Une quinzaine de larges fauteuils fait face à l’écran. Une fois le public assis, le barman prend la parole pour dire quelques mots sur le film et sur pourquoi il l’aime autant. Je comprends qu’il est donc à l’origine de la programmation. Il quitte ensuite la salle en précisant qu’il nous attend au bar et se réjouit de savoir ce que nous aurons pensé de la fin.

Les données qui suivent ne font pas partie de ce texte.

@@ -232,15 +246,21 @@
     __shared__ int blk_max_lds[MASKED ? FB2_WAVES : 1];
     int kv_end_lane = 0x7fffffff;
     int wave_max_end = 0x7fffffff;
+    int wave_min_end = 0x7fffffff;
     if (MASKED) {
         kv_end_lane = (kvg_lane < Skv)
             ? startend[(long long)b * Skv + kvg_lane] : 0;
         wave_max_end = kv_end_lane;
-#pragma unroll
-        for (int off = 32; off; off >>= 1)
+        wave_min_end = kv_end_lane;
+#pragma unroll
+        for (int off = 32; off; off >>= 1) {
             wave_max_end = max(wave_max_end,
                                __shfl_xor(wave_max_end, off, 64));
+            wave_min_end = min(wave_min_end,
+                               __shfl_xor(wave_min_end, off, 64));
+        }
         wave_max_end = __builtin_amdgcn_readfirstlane(wave_max_end);
+        wave_min_end = __builtin_amdgcn_readfirstlane(wave_min_end);
         if (lane == 0) blk_max_lds[wave] = wave_max_end;
     }
 
@@ -325,7 +345,6 @@
         const int q_tb = qt * BLKQ;
         const ushort_t* q_img = qd_lds[cur][0];
         const ushort_t* do_img = qd_lds[cur][1];
-        const int lane_t = fresh_lane_id();
         bool wave_skip =
             causal && (q_tb + BLKQ - 1 + causal_off < kvw);
         if (MASKED && q_tb >= wave_max_end) wave_skip = true;
@@ -346,33 +365,54 @@
                 }
                 __builtin_amdgcn_s_setprio(0);
 
-#pragma unroll
-                for (int r = 0; r < 16; r++) {
-                    int qrow = sub * 32 + crow32(r, hi);
-                    int qgl = q_tb + qrow;
-                    float ls = ld_lds[cur][0][qrow];
-                    float dl = ld_lds[cur][1][qrow];
-                    bool vis = (qgl < Sq) && (kvg_lane < Skv) &&
-                               (!causal || kvg_lane <= qgl + causal_off);
-                    if (MASKED) vis = vis && (qgl < kv_end_lane);
-                    float p = (vis && ls != INFINITY)
-                                  ? __expf(st[r] * scale - ls) : 0.f;
-                    st[r] = p;
-                    dp[r] = p * (dp[r] - dl) * scale;
-                }
-
+                const int q_sub = q_tb + sub * 32;
+                const bool full_sub =
+                    (q_sub + 32 <= Sq) && (kvw + 32 <= Skv) &&
+                    (!causal || (kvw + 31 <= q_sub + causal_off)) &&
+                    (!MASKED || (q_sub + 31 < wave_min_end));
+#pragma unroll
+                for (int g = 0; g < 4; g++) {
+                    const int row0 = sub * 32 + 8 * g + 4 * hi;
+                    const f32x4 ls4 = *reinterpret_cast<const f32x4*>(&ld_lds[cur][0][row0]);
+                    const f32x4 dl4 = *reinterpret_cast<const f32x4*>(&ld_lds[cur][1][row0]);
+#pragma unroll
+                    for (int j = 0; j < 4; j++) {
+                        const int r = 4 * g + j;
+                        float p = sm_opaque(__expf(__builtin_fmaf(st[r], scale, -ls4[j])));
+                        st[r] = p;
+                        dp[r] = sm_opaque(p * (dp[r] - dl4[j]) * scale);
+                    }
+                }
+                if (!full_sub) {
+#pragma unroll
+                    for (int r = 0; r < 16; r++) {
+                        int qgl = q_sub + crow32(r, hi);
+                        bool vis = (qgl < Sq) && (kvg_lane < Skv) &&
+                                   (!causal || kvg_lane <= qgl + causal_off);
+                        if (MASKED) vis = vis && (qgl < kv_end_lane);
+                        st[r] = vis ? st[r] : 0.f;
+                        dp[r] = vis ? dp[r] : 0.f;
+                    }
+                }
+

La lumière s’éteint et l’écran s’éclaire sur le décor d’une ruelle de Tbilissi. « Blue Mountains, or an Unbelievable Story » est une comédie satirique absurde de 1983 qui dénonce la bureaucratie à l’époque soviétique. La langue géorgienne reste complètement insaisissable pour mon oreille inhabituée, mais le rythme lent et l’humour pince-sans-rire me cueillent.
En sortant, Lancelot le crypto bro me propose d’aller manger quelque chose mais je préfère décliner. J’ai des devoirs à terminer pour mon cours de russe et j’admets que les comparatifs m’inspirent davantage que la blockchain. Nous échangeons quand même nos numéros au cas où nous aurions des plans à partager ces prochains jours et laissons la nuit nous avaler.